# What was the best fighter of WW1?



## kiwimac (Apr 12, 2004)

Give me your votes and then tell me why you think so. I'll let you know my opinion in due course.  

Kiwimac


----------



## bronzewhaler82 (Apr 14, 2004)

It has to be a toss-up between the Camel and the Se5 but i'm inclined towards the Se5... 8) 

This is a cool idea actually - i was thinking the other day that it would be cool to have a WW1 aircraft forum - it would be interesting to hear what people say


----------



## kiwimac (Apr 15, 2004)

Actually I think that the Camel and the SE5A were the Spitfire (Camel) and Hurricane (SE5A) of their day for exactly the same reasons, the SE5A was a much more stable, biddable beast than the Camel.

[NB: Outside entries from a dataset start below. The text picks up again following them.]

PROTOTYPES = {
    'mgdt_last_error': (C.c_char_p, []),
    'mgdt_version': (C.c_char_p, []),
    'mgdt_conv_packed_bytes': (_sz, [_i, _i, _i, _i]),
    'mgdt_conv_pack': (_i, [_vp, _vp, _vp, _vp, _vp, _vp, _f, _i, _i, _i, _i, _vp, _vp, _vp]),
    'mgdt_conv2d_fwd': (_i, [VP, VP, _vp, _vp, _vp, _vp, _i, _i, _i, VP, VP, VP, _i, _vp]),
    'mgdt_conv_packed_bytes_fp8': (_sz, [_i, _i, _i]),
    'mgdt_conv_pack_fp8': (_i, [_vp, _vp, _vp, _vp, _vp, _vp, _f, _i, _i, _i, _f, _vp, _vp, _vp, _vp]),
    'mgdt_conv2d_fp8_fwd': (_i, [VP, VP, _vp, _vp, _vp, _vp, _vp, _f, _i, _i, _i, VP, VP, VP, _vp]),
    'mgdt_conv_pack_batch': (_i, [_vp, _i, _vp]),
    'mgdt_conv2d_phase_fwd': (_i, [VP, _vp, _vp, _i, VP, VP, VP, _i, _vp]),
    'mgdt_conv_wgrad_splits': (_i, [_i, _i, _i]),
    'mgdt_wgrad_final_batch': (_i, [_vp, _i, _vp]),
    'mgdt_conv_pack_dgrad': (_i, [_vp, _i, _i, _i, _i, _i, _vp, _vp, _vp]),
    'mgdt_conv_pack_direct': (_i, [_vp, _vp, _vp, _vp, _vp, _vp, _f, _i, _i, _i, _vp, _vp, _vp]),
    'mgdt_conv2d_direct_fwd': (_i, [VP, _i, _vp, _vp, _i, _i, _i, _i, VP, _i, _vp]),
    'mgdt_spr_pool_fwd': (_i, [VP, _vp, _i, _vp]),
    'mgdt_spr_attn_fwd': (_i, [_vp, _vp, _vp, _vp, _vp, _i, _i, _i, _i, _i, _i, _vp, _vp]),
    'mgdt_scale_channels_fwd': (_i, [VP, _vp, VP, _i, _vp]),
    'mgdt_sppf_pool_fwd': (_i, [VP, VP, VP, VP, _i, _vp]),
    'mgdt_adaptive_avgpool_fwd': (_i, [VP, VP, _i, _vp]),
    'mgdt_bilinear_fwd': (_i, [VP, VP, _i, _vp]),
    'mgdt_nearest_fwd': (_i, [VP, VP, _i, _vp]),
    'mgdt_copy_fwd': (_i, [VP, _i, VP, _i, _vp]),
    'mgdt_image_pad4_fwd': (_i, [VP, _i, VP, _i, _vp]),
    'mgdt_dwconv7_ln_fwd': (_i, [VP, _vp, _vp, _vp, _vp, _f, VP, _i, _vp]),
    'mgdt_cnx_mlp_packed_bytes': (_sz, [_i, _i]),
    'mgdt_cnx_mlp_pack': (_i, [_vp, _vp, _vp, _vp, _i, _vp, _i, _vp]),
    'mgdt_cnx_mlp_workspace_bytes': (_sz, [_i, _i, _i, _i]),
    'mgdt_cnx_mlp_fwd': (_i, [VP, VP, _vp, _vp, _vp, _vp, VP, _i, _vp]),
    'mgdt_cnx_block_supported': (_i, [_i, _i, _i, _i, _i]),
    'mgdt_cnx_block_workspace_bytes': (_sz, [_i, _i, _i, _i]),
    'mgdt_cnx_block_fwd': (_i, [VP, _vp, _vp, _vp, _vp, _f, _vp, _vp, _vp, _vp, _vp, _i, _vp, _sz, VP, _i, _vp]),
    'mgdt_pw_chain_packed_bytes': (_sz, [_i, _i]),
    'mgdt_pw_chain_pack': (_i, [_i, _vp, _vp, _vp, _vp, _vp, _vp, _f, _i, _i, _vp, _vp]),
    'mgdt_pw_chain3_fwd': (_i, [VP, _vp, _i, _i, VP, _i, _vp]),
    'mgdt_conv1x1_inject_supported': (_i, [_i, _i, _i, _i, _i, _i, _i]),
    'mgdt_conv1x1_inject_fwd': (_i, [VP, _vp, _vp, VP, VP, VP, _i, _vp]),
    'mgdt_conv1x1_inject_conv_supported': (_i, [_i, _i, _i, _i, _i, _i, _i, _i]),
    'mgdt_conv1x1_inject_conv_fwd': (_i, [VP, _vp, _vp, VP, VP, VP, _vp, _vp, _i, _vp, _vp, _i, VP, _i, _vp]),
    'mgdt_spr_attn_scale_fwd': (_i, [_vp, _i, _i, _i, _vp, _vp, _vp, _vp, _i, VP, VP, VP, VP, _i, _vp]),
    'mgdt_stem2_packed_bytes': (_sz, []),
    'mgdt_stem2_pack': (_i, [_vp, _vp, _vp]),
    'mgdt_stem2_fwd': (_i, [VP, _i, _vp, _vp, _vp, _vp, VP, _vp]),
    'mgdt_detect_tail_supported': (_i, [_i, _i, _i, _i, _i]),
    'mgdt_detect_tail_fwd': (_i, [VP, VP, _vp, _vp, _vp, _vp, _i, _f, _i, _i, VP, _vp, _vp, _vp, _vp, _vp]),
    'mgdt_detect_tail_aug_fwd': (_i, [VP, VP, _vp, _vp, _vp, _vp, _i, _f, _i, _i, VP, _vp, _vp, _vp, _vp, _f, _i, _f, _vp]),
    'mgdt_scale_img_fwd': (_i, [VP, _i, _i, _i, _i, _f, VP, _i, _vp]),
    'mgdt_csp_block_supported': (_i, [_i, _i, _i, _i, _i, _i, _i, _i]),
    'mgdt_csp_block_tiles': (_i, [_i, _i, _i, _i, _i, _i, _i, _i, _vp]),
    'mgdt_csp_block_fwd': (_i, [_i, VP, _vp, _vp, _vp, _vp, _i, _i, _vp, _vp, _i, _i, VP, _vp, _i, _vp]),
    'mgdt_groupnorm_workspace_bytes': (_sz, [_i, _i]),
    'mgdt_groupnorm_fwd': (_i, [VP, _vp, _vp, _i, _f, _i, _vp, VP, _i, _vp]),
    'mgdt_tood_layer_attn_fwd': (_i, [_vp, _i, _i, _i, _vp, _vp, _vp, _vp, _i, _i, _vp, _vp]),
    'mgdt_dcnv2_fwd': (_i, [VP, VP, _vp, _vp, VP, _i, _vp]),
    'mgdt_dcnv2_mfma_fwd': (_i, [VP, VP, _vp, VP, _i, _vp]),
    'mgdt_pixel_gate_fwd': (_i, [VP, VP, VP, _i, _vp]),
    'mgdt_gn_affine': (_i, [_vp, _vp, _i, _i, _i, _vp, _vp, _i, _f, _vp, _vp, _vp, _vp, _vp]),
    'mgdt_nc_affine_act_bwd': (_i, [VP, VP, _vp, _vp, _i, VP, _i, _vp]),
    'mgdt_gn_bwd_workspace_bytes': (_sz, [_i, _i]),
    'mgdt_gn_bwd_coef': (_i, [_vp, _vp, _vp, _vp, _vp, _i, _i, _i, _i, _vp, _vp, _vp, _vp, _vp, _i, _vp, _vp]),
    'mgdt_nc_axpby': (_i, [VP, _vp, VP, _vp, _vp, VP, _i, _vp]),
    'mgdt_pixel_gate_bwd': (_i, [VP, VP, VP, VP, VP, _i, _vp]),
    'mgdt_tood_layer_attn_bwd_workspace_bytes': (_sz, [_i, _i, _i, _i]),
    'mgdt_tood_layer_attn_bwd': (_i, [_vp, _vp, _i, _i, _i, _vp, _vp, _vp, _vp, _i, _i, _vp, _vp, _vp, _vp, _vp, _i, _vp, _vp]),
    'mgdt_dcn_im2col': (_i, [VP, VP, VP, _i, _vp]),
    'mgdt_dcn_col2im_bwd': (_i, [VP, VP, VP, _vp, VP, _i, _vp]),
    'mgdt_val_match_fwd': (_i, [_vp, _vp, _i, _i, _vp, _vp, _i, _vp, _i, _vp, _vp]),
    'mgdt_grn_stats_fwd': (_i, [VP, _vp, _vp, _vp, _i, _vp]),
    'mgdt_inject_fwd': (_i, [VP, VP, VP, VP, _i, _vp]),
    'mgdt_detect_decode_fwd': (_i, [VP, _i, _i, _f, _i, _i, _vp, _i, _vp]),
    'mgdt_detect_decode_aug_fwd': (_i, [VP, _i, _i, _f, _i, _i, _vp, _vp, _f, _i, _f, _i, _vp]),
    'mgdt_detect_loss_workspace_bytes': (_sz, [_i, _i, _i]),
    'mgdt_detect_loss_fwd': (_i, [_vp, _vp, _i, _i, _i, _vp, _i, _i, _f, _f, _f, _vp, _vp, _vp, _vp, _vp, _sz, _i, _vp]),
    'mgdt_detect_loss_fwd_dev': (_i, [_vp, _vp, _i, _i, _i, _vp, _i, _vp, _f, _f, _f, _vp, _vp, _vp, _vp, _vp, _sz, _i, _vp]),
    'mgdt_detect_loss_bwd': (_i, [_vp, _vp, _vp, _i, _i, _i, _vp, _i, _f, _f, _f, _f, _vp, _vp, _sz, _i, _vp]),
    'mgdt_reduce_workspace_bytes': (_sz, [_i]),
    'mgdt_bn_stats_fwd': (_i, [VP, _f, _f, _vp, _vp, _vp, _vp, _vp, _i, _vp]),
    'mgdt_bn_act_fwd': (_i, [VP, _vp, _vp, _vp, _vp, _i, VP, VP, VP, _i, _vp]),
    'mgdt_bn_act_bwd': (_i, [VP, VP, _vp, _vp, _vp, _vp, _i, _vp, _vp, VP, _vp, _i, _vp]),
    'mgdt_conv_dgrad': (_i, [VP, _vp, _i, _i, VP, _i, _i, _vp]),
    'mgdt_gconv_dgrad': (_i, [VP, _vp, _i, _i, _i, VP, _i, _i, _vp]),
    'mgdt_gconv_wgrad_workspace_bytes': (_sz, [_i, _i, _i, _i]),
    'mgdt_gconv_wgrad': (_i, [VP, VP, _i, _i, _i, _vp, _i, _vp, _i, _vp]),
    'mgdt_conv_wgrad_workspace_bytes': (_sz, [_i, _i, _i]),
    'mgdt_conv_wgrad': (_i, [VP, VP, VP, _i, _i, _vp, _vp, _i, _vp, _i, _vp]),
    'mgdt_add_fwd': (_i, [VP, VP, VP, _i, _vp]),
    'mgdt_maxpool5_bwd': (_i, [VP, VP, _vp, _i, _vp]),
    'mgdt_nearest_bwd': (_i, [VP, VP, _i, _vp]),
    'mgdt_ew_binary': (_i, [VP, VP, VP, _i, _i, _vp]),
    'mgdt_channel_affine': (_i, [VP, _vp, _vp, VP, _i, _vp]),
    'mgdt_nc_reduce_workspace_bytes': (_sz, [_i, _i]),
    'mgdt_nc_reduce': (_i, [VP, VP, _vp, _vp, _i, _vp]),
    'mgdt_adaptive_avgpool_bwd': (_i, [VP, VP, _i, _i, _vp]),
    'mgdt_bilinear_bwd': (_i, [VP, VP, _i, _i, _vp]),
    'mgdt_spr_bwd_workspace_bytes': (_sz, [_i, _i, _i]),
    'mgdt_spr_bwd': (_i, [VP, _vp, _i, _vp, _vp, _vp, _vp, _vp, _vp, _i, VP, _vp, _vp, _i, _vp]),
    'mgdt_dwconv7_ln_train_fwd': (_i, [VP, _vp, _vp, _vp, _vp, _f, VP, VP, _i, _vp]),
    'mgdt_dwconv7_ln_bwd_workspace_bytes': (_sz, [_i]),
    'mgdt_dwconv7_ln_bwd': (_i, [VP, VP, VP, _vp, _vp, _f, VP, VP, _i, _vp, _vp, _vp, _vp, _vp, _i, _vp]),
    'mgdt_grn_bwd': (_i, [VP, VP, _vp, _vp, _vp, _vp, VP, _vp, _vp, _vp, _i, _vp]),
    'mgdt_grad_norm_workspace_bytes': (_sz, []),
    'mgdt_grad_clip_coef': (_i, [_vp, C.c_long, _f, _vp, _vp, _vp]),
    'mgdt_sgd_step': (_i, [_vp, _vp, _vp, _vp, C.c_long, _f, _f, _f, _i, _i, _vp, _vp]),
    'mgdt_ema_update': (_i, [_vp, _vp, C.c_long, _f, _vp]),
    'mgdt_sgd_ema_step_dev': (_i, [_vp, _vp, _vp, _vp, C.c_long, _vp, C.c_long, _vp, _i, _i, _vp, _vp]),
    'mgdt_box_convert': (_i, [_vp, _vp, C.c_long, _i, _i, _vp]),
    'mgdt_box_iou': (_i, [_vp, _i, _vp, _i, _f, _vp, _vp]),
    'mgdt_bbox_iou': (_i, [_vp, _i, _vp, _i, C.c_long, _i, _i, _f, _vp, _vp]),
    'mgdt_scale_boxes': (_i, [_vp, C.c_long, _i, _f, _f, _f, _f, _f, _vp]),
    'mgdt_letterbox_fwd': (_i, [_vp, _i, _i, C.c_long, _vp, _i, _i, _i, _i, _i, _i, _vp]),
    'mgdt_ap_workspace_bytes': (_sz, [_i, _i]),
    'mgdt_ap_per_class': (_i, [_vp, _vp, _vp, _vp, _i, _i, _i, _vp, _vp, C.c_double, _vp, _vp, _vp, _vp, _vp]),
    'mgdt_nms_workspace_bytes': (_sz, [_i, _i, _i, _i, _i]),
    'mgdt_nms_fwd': (_i, [_vp, _i, _i, _i, _f, _f, _vp, _i, _i, _i, _i, _i, _f, _vp, _vp, _vp, _vp, _vp, _sz, _vp]),
}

However, I think the best fighter of WW1 is the Fokker DVII Which is what I _meant_ to put in the poll but it somehow came out as Fokker D V. 

Kiwimac


----------



## kiwimac (Apr 15, 2004)

> The Fokker D.VII was the equal of, if not better than, the British SE5s, Camelsand French SPADs and is considered to be one of the outstanding fighters of the First World War. It was so successful that it was the only aircraft to be singled out by the Allied Powers in the Armistice Agreement section which detailed war material to be handed over:
> 
> "In erster Linie alle Apparate D.VII (especially all first line D.VII aircraft)".
> 
> ...



Source: http://www.rafmuseum.org.uk/fokker-dvii.htm

Kiwimac


----------



## bronzewhaler82 (Apr 15, 2004)

I firmly believe that the British had not only the best aircraft but the best pilots too - thats why we won the war in the air 8)


----------



## cheddar cheese (Apr 16, 2004)

wasnt it something like 90% of all french planes got shot down in WW1?


----------



## bronzewhaler82 (Apr 16, 2004)

Where did you hear that? it might be true...but the French DID have some excellent planes during WW1 and I do respect their airforce during that time...but during the 2nd WorldWar they really lost the plot  

During WW1 they had the Neiuport 11 (excellent scout plane) and the Spad which was an excellent fighter (the model flown by Eddie Rickenbacker no less) 8)


----------



## kiwimac (Apr 17, 2004)

Yes the Nieuport and the Spad were excellent machines. As for the British fighters, they were good, make no mistake, but the Fokker DVII and later Albatri were better.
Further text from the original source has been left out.